**Aim of the task**:
Using the listing below, retype exactly the lines starting at the one with "lib.nrsc5hip_fm_destroy.argtypes = [vp]" and ending at the one with "lib.nrsc5hip_fm_pilot.argtypes = [vp, vp, vp]", and include both.

**Raw data**:

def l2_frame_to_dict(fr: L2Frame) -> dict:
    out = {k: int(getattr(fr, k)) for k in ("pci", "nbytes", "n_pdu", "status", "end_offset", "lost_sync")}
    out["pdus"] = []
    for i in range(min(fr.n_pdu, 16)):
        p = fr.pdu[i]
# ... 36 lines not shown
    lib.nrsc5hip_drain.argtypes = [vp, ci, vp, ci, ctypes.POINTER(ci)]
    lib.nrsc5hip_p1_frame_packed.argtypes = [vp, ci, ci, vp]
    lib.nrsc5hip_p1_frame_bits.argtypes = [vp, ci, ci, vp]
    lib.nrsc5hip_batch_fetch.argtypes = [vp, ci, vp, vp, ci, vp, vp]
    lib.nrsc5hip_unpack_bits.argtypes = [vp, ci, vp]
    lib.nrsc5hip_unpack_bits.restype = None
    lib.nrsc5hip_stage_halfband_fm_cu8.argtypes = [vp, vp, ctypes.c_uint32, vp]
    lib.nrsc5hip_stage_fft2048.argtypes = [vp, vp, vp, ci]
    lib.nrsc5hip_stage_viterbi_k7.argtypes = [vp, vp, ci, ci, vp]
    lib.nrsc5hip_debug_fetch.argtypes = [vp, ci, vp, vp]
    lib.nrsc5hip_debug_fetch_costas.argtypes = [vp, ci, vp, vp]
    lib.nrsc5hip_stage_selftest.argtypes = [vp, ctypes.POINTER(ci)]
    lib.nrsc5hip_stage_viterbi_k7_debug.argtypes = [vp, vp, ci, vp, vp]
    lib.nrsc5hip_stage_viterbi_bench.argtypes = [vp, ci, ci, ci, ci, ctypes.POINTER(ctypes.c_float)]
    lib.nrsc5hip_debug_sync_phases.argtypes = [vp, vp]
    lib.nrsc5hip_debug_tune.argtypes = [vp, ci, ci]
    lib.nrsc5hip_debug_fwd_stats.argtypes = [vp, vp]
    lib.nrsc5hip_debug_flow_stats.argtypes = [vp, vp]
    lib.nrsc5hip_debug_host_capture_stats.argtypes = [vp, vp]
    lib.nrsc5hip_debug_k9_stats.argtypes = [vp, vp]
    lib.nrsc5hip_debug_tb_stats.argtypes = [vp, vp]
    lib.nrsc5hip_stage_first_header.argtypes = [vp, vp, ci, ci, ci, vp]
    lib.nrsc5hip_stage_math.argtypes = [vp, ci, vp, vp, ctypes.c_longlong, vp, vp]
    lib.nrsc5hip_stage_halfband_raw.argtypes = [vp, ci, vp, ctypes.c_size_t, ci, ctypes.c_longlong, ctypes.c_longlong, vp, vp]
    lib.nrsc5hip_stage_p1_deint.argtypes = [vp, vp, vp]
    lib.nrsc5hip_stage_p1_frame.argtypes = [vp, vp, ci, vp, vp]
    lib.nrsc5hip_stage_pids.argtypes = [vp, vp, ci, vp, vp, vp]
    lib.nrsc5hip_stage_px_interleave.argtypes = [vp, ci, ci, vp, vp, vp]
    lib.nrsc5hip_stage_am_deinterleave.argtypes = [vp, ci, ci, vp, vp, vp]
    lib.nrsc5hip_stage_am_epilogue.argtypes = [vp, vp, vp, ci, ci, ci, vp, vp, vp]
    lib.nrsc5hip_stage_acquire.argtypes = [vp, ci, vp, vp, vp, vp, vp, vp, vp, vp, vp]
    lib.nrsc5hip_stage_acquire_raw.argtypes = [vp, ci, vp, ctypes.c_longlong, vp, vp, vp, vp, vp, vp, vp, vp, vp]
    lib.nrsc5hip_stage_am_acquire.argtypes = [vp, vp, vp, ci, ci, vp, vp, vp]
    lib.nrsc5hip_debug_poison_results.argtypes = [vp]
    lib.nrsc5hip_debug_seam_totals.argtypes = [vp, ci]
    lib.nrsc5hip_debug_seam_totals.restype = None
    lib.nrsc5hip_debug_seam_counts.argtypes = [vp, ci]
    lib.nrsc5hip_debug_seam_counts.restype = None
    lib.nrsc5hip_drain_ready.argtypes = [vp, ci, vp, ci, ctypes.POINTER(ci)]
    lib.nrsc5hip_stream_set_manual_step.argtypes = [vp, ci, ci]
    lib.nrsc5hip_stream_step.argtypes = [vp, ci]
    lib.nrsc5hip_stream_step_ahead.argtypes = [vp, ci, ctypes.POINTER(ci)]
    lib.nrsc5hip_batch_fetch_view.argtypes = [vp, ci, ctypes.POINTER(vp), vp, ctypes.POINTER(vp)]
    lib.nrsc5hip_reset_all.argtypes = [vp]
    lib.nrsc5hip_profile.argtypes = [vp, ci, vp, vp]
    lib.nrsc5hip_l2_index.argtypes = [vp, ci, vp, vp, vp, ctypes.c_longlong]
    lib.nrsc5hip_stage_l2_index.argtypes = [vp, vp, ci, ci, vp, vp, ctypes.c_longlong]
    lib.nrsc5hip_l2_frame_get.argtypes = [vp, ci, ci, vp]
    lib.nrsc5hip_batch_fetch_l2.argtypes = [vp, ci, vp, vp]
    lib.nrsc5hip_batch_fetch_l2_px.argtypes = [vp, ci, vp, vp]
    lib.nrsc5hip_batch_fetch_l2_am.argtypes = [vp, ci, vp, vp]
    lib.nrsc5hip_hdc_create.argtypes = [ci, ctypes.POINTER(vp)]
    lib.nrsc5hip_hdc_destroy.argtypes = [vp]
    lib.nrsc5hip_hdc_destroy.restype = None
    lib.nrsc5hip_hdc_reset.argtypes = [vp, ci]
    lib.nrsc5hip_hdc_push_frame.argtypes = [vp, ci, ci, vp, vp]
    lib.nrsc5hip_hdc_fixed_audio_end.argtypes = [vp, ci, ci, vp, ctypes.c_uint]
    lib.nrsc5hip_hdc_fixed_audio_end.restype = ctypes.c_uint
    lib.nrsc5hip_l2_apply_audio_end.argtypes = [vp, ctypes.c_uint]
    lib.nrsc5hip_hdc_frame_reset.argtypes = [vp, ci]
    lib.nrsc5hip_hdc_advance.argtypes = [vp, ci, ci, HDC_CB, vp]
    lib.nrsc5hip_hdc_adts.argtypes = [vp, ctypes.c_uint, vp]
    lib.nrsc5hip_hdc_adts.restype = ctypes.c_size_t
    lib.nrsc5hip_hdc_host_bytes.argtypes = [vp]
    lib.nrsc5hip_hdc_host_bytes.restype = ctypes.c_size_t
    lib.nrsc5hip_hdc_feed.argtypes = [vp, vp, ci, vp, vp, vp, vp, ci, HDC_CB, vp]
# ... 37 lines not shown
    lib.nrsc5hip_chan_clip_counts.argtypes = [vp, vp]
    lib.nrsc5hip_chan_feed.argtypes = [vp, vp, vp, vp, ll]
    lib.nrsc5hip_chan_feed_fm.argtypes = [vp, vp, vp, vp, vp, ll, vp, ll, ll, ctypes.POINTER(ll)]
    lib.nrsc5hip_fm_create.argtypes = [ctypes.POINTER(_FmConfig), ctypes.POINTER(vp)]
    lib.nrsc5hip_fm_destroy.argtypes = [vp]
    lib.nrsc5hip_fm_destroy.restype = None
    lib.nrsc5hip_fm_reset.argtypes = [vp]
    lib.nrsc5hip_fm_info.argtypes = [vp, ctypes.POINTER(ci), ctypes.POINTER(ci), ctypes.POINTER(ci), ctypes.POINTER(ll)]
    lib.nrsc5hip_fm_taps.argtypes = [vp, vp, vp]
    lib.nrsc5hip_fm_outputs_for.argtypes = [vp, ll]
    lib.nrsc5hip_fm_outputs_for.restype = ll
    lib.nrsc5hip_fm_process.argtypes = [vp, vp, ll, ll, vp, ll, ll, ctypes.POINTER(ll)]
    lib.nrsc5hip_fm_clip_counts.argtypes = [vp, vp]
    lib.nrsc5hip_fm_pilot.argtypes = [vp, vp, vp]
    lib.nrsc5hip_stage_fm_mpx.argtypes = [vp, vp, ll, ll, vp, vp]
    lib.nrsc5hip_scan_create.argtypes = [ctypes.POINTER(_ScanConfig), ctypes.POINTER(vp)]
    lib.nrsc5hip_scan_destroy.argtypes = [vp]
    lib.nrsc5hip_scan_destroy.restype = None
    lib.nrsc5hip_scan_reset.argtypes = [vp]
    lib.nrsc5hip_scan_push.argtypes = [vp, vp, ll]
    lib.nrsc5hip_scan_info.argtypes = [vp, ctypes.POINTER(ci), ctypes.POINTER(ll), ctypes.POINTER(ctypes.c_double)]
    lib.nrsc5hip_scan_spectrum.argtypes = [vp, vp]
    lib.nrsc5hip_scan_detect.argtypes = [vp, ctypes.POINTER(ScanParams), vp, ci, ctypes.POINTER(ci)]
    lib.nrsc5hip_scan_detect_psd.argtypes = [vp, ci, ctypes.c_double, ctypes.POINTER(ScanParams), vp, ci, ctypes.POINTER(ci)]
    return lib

* * *

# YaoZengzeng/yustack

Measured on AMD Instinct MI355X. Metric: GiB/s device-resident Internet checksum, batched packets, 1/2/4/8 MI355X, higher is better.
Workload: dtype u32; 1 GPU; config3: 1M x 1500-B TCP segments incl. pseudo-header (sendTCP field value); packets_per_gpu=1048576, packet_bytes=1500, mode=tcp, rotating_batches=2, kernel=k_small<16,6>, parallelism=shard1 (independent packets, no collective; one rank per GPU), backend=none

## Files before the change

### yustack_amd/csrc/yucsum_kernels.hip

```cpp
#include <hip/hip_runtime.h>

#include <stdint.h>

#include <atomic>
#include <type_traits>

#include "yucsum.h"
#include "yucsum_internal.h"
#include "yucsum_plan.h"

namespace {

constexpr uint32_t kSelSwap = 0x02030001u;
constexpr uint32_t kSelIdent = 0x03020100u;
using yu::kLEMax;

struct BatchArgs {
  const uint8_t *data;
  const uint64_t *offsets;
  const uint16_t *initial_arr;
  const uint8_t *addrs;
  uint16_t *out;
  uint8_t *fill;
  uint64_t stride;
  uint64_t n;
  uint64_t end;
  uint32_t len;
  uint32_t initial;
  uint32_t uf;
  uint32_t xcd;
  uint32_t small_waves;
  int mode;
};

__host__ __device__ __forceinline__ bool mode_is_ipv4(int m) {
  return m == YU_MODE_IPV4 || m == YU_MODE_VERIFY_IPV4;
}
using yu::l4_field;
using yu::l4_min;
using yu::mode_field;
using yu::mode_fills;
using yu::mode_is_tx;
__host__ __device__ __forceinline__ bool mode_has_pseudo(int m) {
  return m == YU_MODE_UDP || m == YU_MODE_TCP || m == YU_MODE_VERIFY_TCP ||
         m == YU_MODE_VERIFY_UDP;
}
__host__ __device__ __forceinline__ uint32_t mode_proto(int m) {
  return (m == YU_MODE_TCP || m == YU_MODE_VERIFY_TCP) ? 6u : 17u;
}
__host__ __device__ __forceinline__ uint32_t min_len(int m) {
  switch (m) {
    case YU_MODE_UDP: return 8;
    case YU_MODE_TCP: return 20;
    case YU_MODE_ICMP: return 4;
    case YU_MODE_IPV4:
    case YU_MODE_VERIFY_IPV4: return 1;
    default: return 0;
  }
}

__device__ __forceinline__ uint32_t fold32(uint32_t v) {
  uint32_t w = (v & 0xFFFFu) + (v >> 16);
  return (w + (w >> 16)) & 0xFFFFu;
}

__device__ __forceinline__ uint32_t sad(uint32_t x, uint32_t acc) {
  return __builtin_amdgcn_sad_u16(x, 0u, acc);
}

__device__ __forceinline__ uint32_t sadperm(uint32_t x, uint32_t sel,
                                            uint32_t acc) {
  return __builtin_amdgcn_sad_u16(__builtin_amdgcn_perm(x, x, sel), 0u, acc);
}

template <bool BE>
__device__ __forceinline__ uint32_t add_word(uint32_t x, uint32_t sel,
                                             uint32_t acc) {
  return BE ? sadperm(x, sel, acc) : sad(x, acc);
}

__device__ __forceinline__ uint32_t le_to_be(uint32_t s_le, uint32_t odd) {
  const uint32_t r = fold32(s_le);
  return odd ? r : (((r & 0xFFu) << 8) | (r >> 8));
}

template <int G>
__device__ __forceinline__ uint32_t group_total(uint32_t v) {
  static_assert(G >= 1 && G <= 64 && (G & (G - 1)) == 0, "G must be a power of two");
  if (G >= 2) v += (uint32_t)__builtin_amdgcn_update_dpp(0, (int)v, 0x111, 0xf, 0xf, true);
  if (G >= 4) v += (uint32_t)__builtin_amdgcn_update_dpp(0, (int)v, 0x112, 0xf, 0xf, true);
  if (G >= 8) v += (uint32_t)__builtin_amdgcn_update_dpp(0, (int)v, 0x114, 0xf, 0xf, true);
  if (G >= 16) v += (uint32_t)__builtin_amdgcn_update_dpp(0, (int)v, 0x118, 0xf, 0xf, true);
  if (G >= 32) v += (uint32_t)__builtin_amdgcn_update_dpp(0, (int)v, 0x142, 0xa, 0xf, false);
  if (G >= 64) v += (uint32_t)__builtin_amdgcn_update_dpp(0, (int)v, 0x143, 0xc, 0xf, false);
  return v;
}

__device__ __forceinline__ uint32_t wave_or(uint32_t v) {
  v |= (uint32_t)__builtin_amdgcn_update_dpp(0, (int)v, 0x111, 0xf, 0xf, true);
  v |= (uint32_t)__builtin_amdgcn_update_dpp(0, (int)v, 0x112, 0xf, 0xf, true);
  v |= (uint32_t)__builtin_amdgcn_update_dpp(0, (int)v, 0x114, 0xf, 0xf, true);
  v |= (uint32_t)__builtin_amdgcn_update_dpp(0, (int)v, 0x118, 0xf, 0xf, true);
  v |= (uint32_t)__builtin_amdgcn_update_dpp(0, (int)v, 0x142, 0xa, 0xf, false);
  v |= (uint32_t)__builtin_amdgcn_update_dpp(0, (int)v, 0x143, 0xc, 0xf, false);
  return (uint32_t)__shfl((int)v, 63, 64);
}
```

**Solution for this problem**:
    lib.nrsc5hip_fm_destroy.argtypes = [vp]
    lib.nrsc5hip_fm_destroy.restype = None
    lib.nrsc5hip_fm_reset.argtypes = [vp]
    lib.nrsc5hip_fm_info.argtypes = [vp, ctypes.POINTER(ci), ctypes.POINTER(ci), ctypes.POINTER(ci), ctypes.POINTER(ll)]
    lib.nrsc5hip_fm_taps.argtypes = [vp, vp, vp]
    lib.nrsc5hip_fm_outputs_for.argtypes = [vp, ll]
    lib.nrsc5hip_fm_outputs_for.restype = ll
    lib.nrsc5hip_fm_process.argtypes = [vp, vp, ll, ll, vp, ll, ll, ctypes.POINTER(ll)]
    lib.nrsc5hip_fm_clip_counts.argtypes = [vp, vp]
    lib.nrsc5hip_fm_pilot.argtypes = [vp, vp, vp]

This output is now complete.